# Nerites per gallon?



## mordalphus (Jun 23, 2010)

I've seen people suggest 1 for every 10 gallons, but that seems low to me. I personally have 15 in my 55.


----------



## lauraleellbp (Feb 3, 2008)

I think it depends somewhat on the size of the Nerite. I've got 5x massive Zebra nerites in my 90gal and they keep it spotless (well other than some GSA on the front glass that grows more quickly than they can eat it since they move too slow... :icon_lol


----------



## Algaegator (Jul 30, 2010)

Ah -- gotcha. I am picking up 3 red-spotted and 3 Clithin Corona horned nerites this weekend but my 46-gallon was just set up, so food may be a bit scarce for them. I may drop one of each in my established 29g non-planted community tank until business picks up in the 46.


----------



## dxiong5 (Sep 28, 2008)

The problem I've had with housing more than 1 nerite in a tank is that they lay those darn little white eggs everywhere, even on my MTS.


----------



## mordalphus (Jun 23, 2010)

yeah, the damned eggs are why I use japanese trapdoor snails now.


----------



## lauraleellbp (Feb 3, 2008)

You could always feed your nerites- they love fresh veggies.


----------



## Algaegator (Jul 30, 2010)

lauraleellbp said:


> You could always feed your nerites- they love fresh veggies.


Yep -- I plan to ask the seller what he/she is currently supplementing with.


----------



## BetaBerry (May 5, 2010)

dxiong5 said:


> The problem I've had with housing more than 1 nerite in a tank is that they lay those darn little white eggs everywhere, even on my MTS.


I have just one nerite in my 29g and he has laid eggs everywhere as well. Luckily the plants hide most of the "polka dots" on the wood, but he also laid a handful of eggs right in the front glass that I can't scrape off.


----------



## Scottso (Oct 2, 2009)

I find all these experiences really interesting. I have over 50 olive nerites spread over 4 tanks and while they do lay their eggs all over, it seems to be for the most part in very specific areas. On three of the tanks I have a decent amount of driftwood and most of the eggs seem to end up on the wood right where the wood meets the gravel. On the one tank that I don't have diftwood there are inevitably a few eggs on the glass, but they are almost always near the bottom of the tank.

All of these tanks are planted. I don't seem to see any nerite eggs on the plants themselves. They seem to prefer the driftwood or solid flat surfaces to lay.
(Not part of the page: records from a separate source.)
template <int C, int W, int WKV, int TS, int CIN, bool HEAD, int SPLIT = 0, bool FOLD = false>
__global__ __launch_bounds__(CVT_BLOCK_THREADS, (2 * cvt_blocks_per_cu<C, W, WKV, TS, FOLD, FOLD ? CIN : 0>())) void k_cvt_block(float* __restrict__ h, CvtStageParams sp,
                                                                                                                  HeadTailParams hp, int heads, int B) {
    using G = CvtBlockGeom<C, W, WKV, TS, FOLD, FOLD ? CIN : 0>;
    static_assert(!FOLD || SPLIT == 0, "the folded matrices exist in fp32 only");
    constexpr bool SP = SPLIT != 0, F16 = SPLIT == 1;
    static_assert(!SP || (C % 64 == 0 && MT_EXACT<C, W, WKV, TS>()), "split GEMMs: 32-wide k chunks, 16-byte LayerNorm pieces, no pad rows");
    using WPtr = std::conditional_t<SP, const unsigned short*, const float*>;
    static_assert(CIN == 0 || G::emb_floats(CIN) <= G::ALIAS, "stage input tile does not fit the free LDS");
    static_assert(!HEAD || G::HEAD_OK, "classifier tail needs a 16-site tile and room for its scratch");
    static_assert(G::MT * 16 * G::RS <= G::TMP_FLOATS, "LayerNorm staging tile does not fit the q|k|v region");
    constexpr int NT = CVT_BLOCK_THREADS, NWV = CVT_WAVES;
    constexpr int R = G::R, MT = G::MT, MTKV = G::MTKV, RKV = G::RKV, RS = G::RS, QS = G::QS, HC = G::HC, US = G::US, AW = G::AW;
    static_assert(C % 16 == 0 && C <= 128 && NT % C == 0, "channel count must be 16, 32, 64 or 128");
    using OC = ColOwn<C>;
    using OQ = ColOwn<AW>;
    using OKV = ColOwn<128>;
    using OF = ColOwn<HC>;
    constexpr int MGC = MSplit<MT, OC::MSPLIT>::MTG, MGQ = MSplit<MT, OQ::MSPLIT>::MTG, MGF = MSplit<MT, OF::MSPLIT>::MTG;
    constexpr int NTC = OC::NTW, NTF = OF::NTW;
    static_assert(OQ::NTW == 1 && OKV::NTW == 1 && OKV::MSPLIT == 1, "q / kv tiles: one column tile per wave");
    extern __shared__ __attribute__((aligned(16))) float smem[];
    float* sy = smem + G::OFF_Y;
    float* sykv = smem + G::OFF_YKV;
    float* sq = smem + G::OFF_Q;
    float* sk = smem + G::OFF_K;
    float* sv = smem + G::OFF_V;
    float* stmp = smem + G::OFF_Q;
    float* su = smem + G::OFF_YKV;

    const int tid = threadIdx.x, lane = tid & 63, wave = tid >> 6, j = lane & 15, kg = lane >> 4;
    const TileSpan spc = tile_span<C, MT>(wave), spq = tile_span<AW, MT>(wave), spf = tile_span<HC, MT>(wave);
    const int site0 = blockIdx.x * TS;
    const int nsite = min(TS, B - site0);
    const int rows_valid = nsite * W;
    const int inner = heads * AW;
    float* hg = h + int64_t(site0) * W * C;
    int nstamp = 0;
    long long* const prof = sp.blk[0].prof;
    auto stamp = [&]() { if (prof && blockIdx.x == 0 && tid == 0 && nstamp < 250) prof[nstamp++] = clock64(); };
    stamp();
    const CvtBlockParams& pe = sp.blk[0];


    constexpr int KE_ = CIN > 0 ? emb_kch(CIN) : 1;
    const float* we_r[NTC];
    BPre<NTC> pre_e;
    if constexpr (CIN > 0) {
#pragma unroll
        for (int nt = 0; nt < NTC; ++nt) we_r[nt] = pe.wembp + int64_t(spc.tile0 + nt) * (KE_ * FRAG_CS) + 4 * lane;
        pre_e = prefetch_b<NTC, KE_>(we_r);
// ... 158 lines not shown
                if (mt < spc.mcount) {
#pragma unroll
                    for (int r = 0; r < 4; ++r) sy[((spc.mbase + mt) * 16 + 4 * kg + r) * RS + col] = acc_e[mt][nt][r] + bv;
                }
        }
        lds_barrier();
        for (int i = tid; i < (MTKV * 16 - RKV) * RS; i += NT) sykv[RKV * RS + i] = 0.f;
        layer_norm(sy, sy, pe.lng, pe.lnb, std::false_type{});
        lds_barrier();
    }

    f32x4 acc_f[MGC][NTC];
    for (int bi = 0; bi < sp.nblk; ++bi) {
    const CvtBlockParams& p = sp.blk[bi];
    stamp();
    f32x4 acc_o[MGC][NTC];
#pragma unroll
    for (int nt = 0; nt < NTC; ++nt) {
        const int col = (spc.tile0 + nt) * 16 + j;
        const float bv = p.bo[col];
#pragma unroll
        for (int mt = 0; mt < MGC; ++mt) {
            const int row0 = (spc.mbase + (mt < spc.mcount ? mt : 0)) * 16 + 4 * kg;
            if (bi == 0) {
#pragma unroll
                for (int r = 0; r < 4; ++r) acc_o[mt][nt][r] = sy[(row0 + r) * RS + col] + bv;
            } else {
#pragma unroll
                for (int r = 0; r < 4; ++r) acc_o[mt][nt][r] = acc_f[mt][nt][r] + bv;
            }
        }
    }
    layer_norm(sy, stmp, p.n0g, p.n0b, std::false_type{});
    lds_barrier();
    stamp();
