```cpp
template <int VSF>
__global__ __launch_bounds__(256) void ubr_table_kernel(const float *__restrict__ codebooks, const float *__restrict__ cq, int Q, int M,
                                                        uint32_t *__restrict__ tab, float *__restrict__ meta)
{
    extern __shared__ __attribute__((aligned(16))) char ubr_lds[];
    const int D = 8 * M;
    float *qs = reinterpret_cast<float *>(ubr_lds);
    float *lo = qs + UBR_QB * D;
    float *hi = lo + UBR_QB * M;
    float *qS = hi + UBR_QB * M;
    int *qbad = reinterpret_cast<int *>(qS + UBR_QB);
    const int tid = (int)threadIdx.x, lane = tid & 63, wave = tid >> 6;
    const int q0 = (int)blockIdx.x * UBR_QB;
    const int nq = min(UBR_QB, Q - q0);
    for (int i = tid; i < UBR_QB * D / 4; i += 256) {
        const int j = i / (D / 4);
        gs_f4 v = {0.0f, 0.0f, 0.0f, 0.0f};
        if (j < nq) v = reinterpret_cast<const gs_f4 *>(cq + (int64_t)(q0 + j) * D)[i - j * (D / 4)];
        reinterpret_cast<gs_f4 *>(qs)[i] = v;
    }
    if (tid < UBR_QB) qbad[tid] = 0;
    __syncthreads();
    const int H = M / 2, per_wave = H / 4;
    float lo_acc[UBR_QB], hi_acc[UBR_QB];
    uint32_t amax[UBR_QB];
#pragma unroll
    for (int j = 0; j < UBR_QB; ++j) {
        lo_acc[j] = 0.0f;
        hi_acc[j] = 0.0f;
        amax[j] = 0u;
    }
    for (int rr = 0; rr < per_wave; ++rr) {
        const int r = wave * per_wave + rr;
#pragma unroll
        for (int half = 0; half < 2; ++half) {
            const int m = r + half * H;
            gs_f4 c0[4], c1[4];
#pragma unroll
            for (int k = 0; k < 4; ++k) {
                const gs_f4 *cp = reinterpret_cast<const gs_f4 *>(codebooks + ((int64_t)m * 256 + lane + 64 * k) * 8);
                c0[k] = cp[0];
                c1[k] = cp[1];
            }
            const int slot = 2 * rr + half;
#pragma unroll
            for (int j = 0; j < UBR_QB; ++j) {
                const float *q = qs + j * D + m * 8;
                float e4[4];
#pragma unroll
                for (int k = 0; k < 4; ++k) e4[k] = gs_lut_entry_pk<VSF>(c0[k], c1[k], q);
                float fmn = __builtin_fminf(__builtin_fminf(e4[0], e4[1]), __builtin_fminf(e4[2], e4[3]));
                float fmx = __builtin_fmaxf(__builtin_fmaxf(e4[0], e4[1]), __builtin_fmaxf(e4[2], e4[3]));
                uint32_t a = amax[j];
#pragma unroll
                for (int k = 0; k < 4; ++k) {
                    const uint32_t b = __builtin_bit_cast(uint32_t, e4[k]) & 0x7fffffffu;
                    a = b > a ? b : a;
                }
                amax[j] = a;
                ubr_wave_minmax(fmn, fmx);
                const float wmn = __builtin_bit_cast(float, __builtin_amdgcn_readlane(__builtin_bit_cast(int, fmn), 63));
                const float wmx = __builtin_bit_cast(float, __builtin_amdgcn_readlane(__builtin_bit_cast(int, fmx), 63));
                lo_acc[j] = lane == slot ? wmn : lo_acc[j];
                hi_acc[j] = lane == slot ? wmx : hi_acc[j];
            }
        }
    }
#pragma unroll
    for (int j = 0; j < UBR_QB; ++j) {
        if (lane < 2 * per_wave) {
            const int m = wave * per_wave + (lane >> 1) + (lane & 1) * H;
            lo[j * M + m] = lo_acc[j];
            hi[j * M + m] = hi_acc[j];
        }
        if (__ballot(amax[j] >= 0x7f800000u ? 1 : 0) != 0 && lane == 0) qbad[j] = 1;
    }
    __syncthreads();
    if (tid < UBR_QB) {
        const int j = tid;
        float range = 0.0f;
        for (int m = 0; m < M; ++m) {
            const float r = hi[j * M + m] - lo[j * M + m];
            if (r > range) range = r;
        }
        float S = range / 255.0f;
        if (!(S > 1e-30f)) S = 1e-30f;
        float sum_lo = 0.0f, sum_abs = 0.0f, max_abs = 0.0f;
        for (int m = 0; m < M; ++m) {
            const float l = lo[j * M + m], h = hi[j * M + m];
            sum_lo += l;
            const float amn = l < 0.0f ? -l : l, amx = h < 0.0f ? -h : h;
            const float a = amn > amx ? amn : amx;
            sum_abs += a + 256.0f * S;
            if (a > max_abs) max_abs = a;
        }
        const bool ok = qbad[j] == 0 && (sum_abs - sum_abs == 0.0f) && S * 1e6f >= max_abs;
        qS[j] = S;
        if (!ok) qbad[j] = 1;
        if (j < nq) {
            float *mq = meta + (int64_t)(q0 + j) * 4;
            mq[0] = (VSF == VSF_L2) ? sum_lo - 4e-5f * sum_abs : sum_lo + 4e-5f * sum_abs;
            mq[1] = S;
            mq[2] = ok ? 1.0f : 0.0f;
            mq[3] = 0.0f;
        }
    }
    __syncthreads();
    for (int rr = 0; rr < per_wave; ++rr) {
        const int r = wave * per_wave + rr;
        gs_f4 c0[2][4], c1[2][4];
#pragma unroll
        for (int half = 0; half < 2; ++half) {
#pragma unroll
            for (int k = 0; k < 4; ++k) {
                const gs_f4 *cp = reinterpret_cast<const gs_f4 *>(codebooks + ((int64_t)(r + half * H) * 256 + lane + 64 * k) * 8);
                c0[half][k] = cp[0];
                c1[half][k] = cp[1];
            }
        }
        for (int j = 0; j < nq; ++j) {
            const float S = qS[j], inv = 1.0f / S;
            uint32_t b[2][4];
#pragma unroll
            for (int half = 0; half < 2; ++half) {
                const int m = r + half * H;
                const float l = lo[j * M + m];
                const float *q = qs + j * D + m * 8;
                float e4[4];
#pragma unroll
                for (int k = 0; k < 4; ++k) e4[k] = gs_lut_entry_pk<VSF>(c0[half][k], c1[half][k], q);
#pragma unroll
                for (int k = 0; k < 4; ++k) {
                    const float e = e4[k];
                    int bb = (VSF == VSF_L2) ? (int)((e - l) * inv - 0x1p-10f) : (int)((e - l) * inv + 0x1p-10f);
                    bb = bb < 0 ? 0 : (bb > 255 ? 255 : bb);
                    b[half][k] = (uint32_t)bb;
                }
            }
            gs_u2 out;
            out.x = b[0][0] | (b[0][1] << 8) | (b[1][0] << 16) | (b[1][1] << 24);
            out.y = b[0][2] | (b[0][3] << 8) | (b[1][2] << 16) | (b[1][3] << 24);
            if (qbad[j]) out = gs_u2{0u, 0u};
            const int k0 = 2 * r;
            uint32_t *dst = tab + (int64_t)(q0 + j) * M * 64 + ((int64_t)(k0 / 4) * 64 + lane) * 4 + (k0 % 4);
            *reinterpret_cast<gs_u2 *>(dst) = out;
        }
    }
}

size_t ubr_table_lds_bytes(int M) { return sizeof(float) * ((size_t)UBR_QB * 8 * M + 2 * (size_t)UBR_QB * M + UBR_QB) + sizeof(int) * UBR_QB; }

bool graph_search_ubr_supported(int M, int ) { return M == 96; }

int launch_ubr_tables(hipStream_t s, int vsf, const float *codebooks, const float *cq, int Q, int M, uint32_t *tab, float *meta)
{
    if (Q == 0) return JV_OK;
    if (M % 8 != 0) {
        set_error("ubr tables: M a multiple of 8 (M = %d)", M);
        return JV_ERR_INVALID;
    }
    const size_t lds = ubr_table_lds_bytes(M);
    dim3 grid((unsigned)((Q + UBR_QB - 1) / UBR_QB)), block(256);
    if (vsf == VSF_L2) {
        JV_HIP_CHECK(hipFuncSetAttribute((const void *)ubr_table_kernel<VSF_L2>, hipFuncAttributeMaxDynamicSharedMemorySize, (int)lds));
        hipLaunchKernelGGL(ubr_table_kernel<VSF_L2>, grid, block, lds, s, codebooks, cq, Q, M, tab, meta);
    } else if (vsf == VSF_DOT) {
        JV_HIP_CHECK(hipFuncSetAttribute((const void *)ubr_table_kernel<VSF_DOT>, hipFuncAttributeMaxDynamicSharedMemorySize, (int)lds));
        hipLaunchKernelGGL(ubr_table_kernel<VSF_DOT>, grid, block, lds, s, codebooks, cq, Q, M, tab, meta);
    } else {
        JV_HIP_CHECK(hipFuncSetAttribute((const void *)ubr_table_kernel<VSF_COS>, hipFuncAttributeMaxDynamicSharedMemorySize, (int)lds));
        hipLaunchKernelGGL(ubr_table_kernel<VSF_COS>, grid, block, lds, s, codebooks, cq, Q, M, tab, meta);
    }
    JV_HIP_CHECK(hipGetLastError());
    return JV_OK;
}

int launch_graph_search_ubr(hipStream_t s, int vsf, const GsParams &p, int workers, size_t lds)
{
    if (p.Q == 0) return JV_OK;
    if (!p.pair || p.session || p.generic || !graph_search_ubr_supported(p.M, vsf) || !p.ubr_tab || !p.ubr_meta) {
        set_error("graph search kernel: the register-table bound form serves the pair-lane kernels at M = 96");
        return JV_ERR_INVALID;
    }
    dim3 grid(workers), block(64);
#define JV_UBR(VSFV)                                                                                             \
    do {                                                                                                         \
        if (p.pair == 2) {                              \
            hipLaunchKernelGGL((graph_search_ubrc_kernel<VSFV, 6, false>), grid, block, lds, s, p);               \
        } else if (p.prof) hipLaunchKernelGGL((graph_search_ubr_kernel<VSFV, 6, true>), grid, block, lds, s, p);  \
        else hipLaunchKernelGGL((graph_search_ubr_kernel<VSFV, 6, false>), grid, block, lds, s, p);              \
    } while (0)
    if (vsf == VSF_L2) JV_UBR(VSF_L2);
    else if (vsf == VSF_DOT) JV_UBR(VSF_DOT);
    else JV_UBR(VSF_COS);
#undef JV_UBR
    JV_HIP_CHECK(hipGetLastError());
    return JV_OK;
}

}
```

Baseline: 2.515 million.

## Rewrite UBR table kernel with paired-query packed math and permlane reductions

Moves the per-query quantized LUT table builder into its own file and restructures it. Queries are interleaved in pairs in LDS so packed f32 instructions compute two queries' LUT entries at once. Per-subspace min/max is reduced across queries with permlane32/16 swaps plus row DPP rather than a full wave reduction per query. Subspaces are assigned round-robin to waves, and the NaN/Inf check becomes an fma-by-zero accumulator. The aim is to cut ALU and cross-lane reduction cost in table construction, at the price of hand-written inline asm and a new M<=256 limit.

```diff
diff --git a/jvector_amd/csrc/k_gsearch_ubr.hip b/jvector_amd/csrc/k_gsearch_ubr.hip
--- a/jvector_amd/csrc/k_gsearch_ubr.hip
+++ b/jvector_amd/csrc/k_gsearch_ubr.hip
@@ -25,203 +25,7 @@
     gs_worker<VSF, CH16, false, PROF, false, true, true>(p, (int)blockIdx.x, gs_lds);
 }
 
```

And after awhile they go away themselves; I assume it's because the eggs hatch even though they can't develop without salt water.

I don't really have much to add to the original subject of this thread other than to say I think it would be really difficult to overstock a tank on snails of any sort (they are much more resistant to harder living conditions than fish for example -- ask folks with pond snails), but I thought I would add my experiences with nerites and their eggs since the conversation seemed to go that way.


----------



## lauraleellbp (Feb 3, 2008)

BetaBerry said:


> he also laid a handful of eggs right in the front glass that I can't scrape off.


Try a razor blade?

Mine will lay eggs in long rows across the midline of my needle-leaf Java ferns. It actually looks kinda cool, I think.

For whatever reason mine never lay eggs on the tank glass- very polite of them, I think. :hihi:


----------